I work for a vector database company (Pinecone) and can confirm that most of the...

siva7 · on March 23, 2023

This technique is no secret, it's officially mentioned over OpenAIs whitepapers, docs and code samples on how to use GPT in a real-world workflow.

sjnair96 · on March 23, 2023

Not so secret, and also precisely how Langchain (1) and GPT Index (Llama Index) (2) got so popular. Here's a quick rundown:

0) You can't add new data to current LLMs. Meaning you can't train them on additional data, or fine-tune, leave that more for understanding structure of the language or task.

1) To add external corpus of data into LLMs, you need to fit it into the prompt.

2) Some documents/corpus are too huge to fit into prompts. Token limits.

3) You can obtain relevant chunks of context by creating an embedding of the query and finding the top k most similar chunk embeddings.

4) Stuff as many top k chunks as you can into the prompt and run the query

Now, here's where it gets crazier.

1) Imagine you have an LLM with a token limit of 8k tokens.

2) Split the original document or corpus into 4k token chunks.

3) Imagine that the leaf nodes of a "chunk tree" are set to these 4k chunks.

4) You run your query by summarizing these nodes, pair-wise (two at a time), to generate the parent nodes of the leaf nodes. You now have a layer above the leaf nodes.

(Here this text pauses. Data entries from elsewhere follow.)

# jeongminpark417/COALA-GNN

Measured on AMD Instinct MI355X. Metric: feature-gather GB/s (payload = rows x dim x 4 B delivered per second), IGB-medium GraphSAGE minibatch fetch, higher is better.
Workload: dtype f32

## Files before the change

coala-gnn_amd/csrc/coala_cache.hip:

```cpp
#include <hip/hip_runtime.h>
#include <hip/hip_ext.h>

#include <algorithm>
#include <cmath>
#include <cstdarg>
#include <cstdio>
#include <cstdlib>
#include <cstring>
#include <new>
#include <type_traits>
#include <utility>
#include <vector>

#include "../../include/coala_hip.h"
#include "coala_internal.h"

namespace {

constexpr uint64_t kEmptyKey = 0xFFFFFFFFFFFFFFFFull;
constexpr uint32_t kLinkMiss = 0x80000000u;
constexpr uint32_t kLinkBad = 0x7FFFFFFFu;
constexpr int kStatBlocks = 2048;
constexpr int kFillSlots = 8;

struct CacheDev {
    void* keys;
    uint64_t* set_cnt;
    uint32_t* color_meta;
    int32_t* color_counters;
    const int32_t* node_color;
    float* lines;
    const float* cold;
    uint64_t num_sets;
    uint64_t num_rows;
    uint32_t cache_dim;
    uint32_t dim;
    uint32_t n_gpus;
    int32_t gshift;
    int32_t sshift;
    uint32_t distributed;
    uint32_t cold_partitioned;
    uint32_t tag32;
    uint64_t* set_head;
    uint32_t* miss_link;
    unsigned long long* stats;
    uint32_t* miss_list;
    uint32_t list_sub;
};

constexpr int kListShards = 64;
constexpr int kListStride = 64;
constexpr int kStatWriteBad = 2 * kStatBlocks + kFillSlots + 1;
constexpr int kStatProbeBad = kStatWriteBad + 1;
constexpr int kStatHostWords = kStatProbeBad + 1;
constexpr int kStatList = (kStatHostWords + 31) & ~31;
constexpr int kStatWords = kStatList + 2 * kListShards * kListStride / 2;
__device__ __forceinline__ uint32_t* list_counter(const CacheDev& c, uint32_t parity, uint32_t shard) {
    return reinterpret_cast<uint32_t*>(c.stats + kStatList) + (parity * kListShards + shard) * kListStride;
}

__device__ __forceinline__ uint64_t set_of(const CacheDev& c, uint64_t id) {
    uint64_t k = id;
    if (c.distributed) {
        if (c.gshift >= 0) k = id >> c.gshift;
        else if ((id >> 32) == 0) k = (uint32_t)id / c.n_gpus;
        else k = id / c.n_gpus;
    }
    if (c.sshift >= 0) return k & (c.num_sets - 1);
    if ((k >> 32) == 0 && (c.num_sets >> 32) == 0) return (uint32_t)k % (uint32_t)c.num_sets;
    return k % c.num_sets;
}

__device__ __forceinline__ uint64_t cold_row_of(const CacheDev& c, uint64_t id) {
    if (!c.cold_partitioned) return id;
    if (c.gshift >= 0) return id >> c.gshift;
    return id / c.n_gpus;
}

constexpr int kMaxRanges = 64;
struct RangeSet {
    uint32_t n;
    uint32_t total;
    uint32_t begin[kMaxRanges];
    uint32_t vstart[kMaxRanges + 1];
};
__device__ __forceinline__ uint32_t pos_of(const RangeSet& rs, uint32_t v) {
    if (rs.n == 1) return v < rs.total ? rs.begin[0] + v : 0xFFFFFFFFu;
    uint32_t pos = 0xFFFFFFFFu;
    for (uint32_t k = 0; k < rs.n; ++k) {
        const uint32_t a = rs.vstart[k], b = rs.vstart[k + 1];
        if (v >= a && v < b) pos = rs.begin[k] + (v - a);
    }
    return pos;
}
struct Redirect {
    int64_t begin, end;
    float* out;
    const int64_t* row_map;
};

template <int CTRL> __device__ __forceinline__ uint32_t dpp_u32(uint32_t v) {
    return (uint32_t)__builtin_amdgcn_mov_dpp((int)v, CTRL, 0xF, 0xF, true);
}
__device__ __forceinline__ uint32_t umin_u32(uint32_t a, uint32_t b) { return a < b ? a : b; }
__device__ __forceinline__ uint64_t readlane64(uint64_t v, int src_lane) {
    uint32_t lo = __builtin_amdgcn_readlane((int)(uint32_t)v, src_lane);
    uint32_t hi = __builtin_amdgcn_readlane((int)(uint32_t)(v >> 32), src_lane);
    return ((uint64_t)hi << 32) | lo;
}
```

5) Repeat until you reach a single root node. That node is the result of tree-summarizing your document using LLMs.

This way has many more calls to the LLM and has certain tradeoffs or advantages, and is essentially what Llama Index's essence is about. The first way allows you to just run embeddings once and make fewer calls to the LLM.

[1] https://langchain.readthedocs.io/en/latest/ [2] https://gpt-index.readthedocs.io/en/latest/guides/index_guid...

misiti3780 · on March 23, 2023

can you provide a link to these docs/code samples ?

gk1 · on March 23, 2023

https://github.com/openai/openai-cookbook/blob/main/examples...

https://github.com/pinecone-io/examples/blob/master/generati...

https://www.pinecone.io/learn/openai-gen-qa/

https://www.youtube.com/watch?v=tBJ-CTKG2dM&t=787s&ab_channe...

There are more out there but hopefully this gets you started.

misiti3780 · on March 23, 2023

thank you

meghan_rain · on March 23, 2023

How do I calculate the embedding if I have let's say the llama7b weights in huggingface shape?

I cannot use third party apis like openai for obvious reasons.

lolol0lol0l · on March 23, 2023

You're replying to a VP of Marketing, not sure what you're expecting here. This subthread is just an ad for Pinecone if you didn't already realize that.

a5huynh · on March 23, 2023

You can calculate them yourself as well! huggingface has a great article on this: https://huggingface.co/blog/getting-started-with-embeddings

tl;dr, use: https://huggingface.co/sentence-transformers/all-MiniLM-L6-v...

meghan_rain · on March 24, 2023

Thanks, but I already worked with thus model and it was not good at all for my domain. Therefore, I wanted to finetrain llama for my domain and then use llama for embeddings. Should I finetune this model then?

saurik · on March 23, 2023

(I want to focus more attention on that "tl;dr", which I will arguing is carrying a lot of load in that response: the high-level answer to how one does this using the llama weights is "you don't, as that isn't the right kind of model; you need to use a different model, of which there are many".)

thejackgoode · on March 23, 2023

so based on this logic, do Google and Facebook have the biggest potential competitive advantage?

gk1 · on March 23, 2023

I'd say Microsoft. And they've been demonstrating that quite well.

thejackgoode · on March 23, 2023

I agree they seem the most active of big tech so far, but in terms of “data moat” competition they are supposed to be behind, as this is not the foundation of their business.

sebzim4500 · on March 23, 2023

What do you mean by "data moat"? I would imagine that the Bing index is not much smaller than the Google index, if that's what you mean.

alach11 · on March 23, 2023

I believe in this context "data moat" refers to data they have that other companies can't access. Microsoft has huge amounts of email and other data in Office365. And this has a clear path to monetization since they already have paying customers for Office.

Other moats IMO are Google's with Android and Chrome. And MS possibly with Windows?

kristofferR · on March 23, 2023

Not to mention Github for code.

fomine3 · on March 24, 2023

SharePoint!

gk1 · on March 23, 2023

I think it's a combination of data, LLM quality, embedding search quality, and creativity.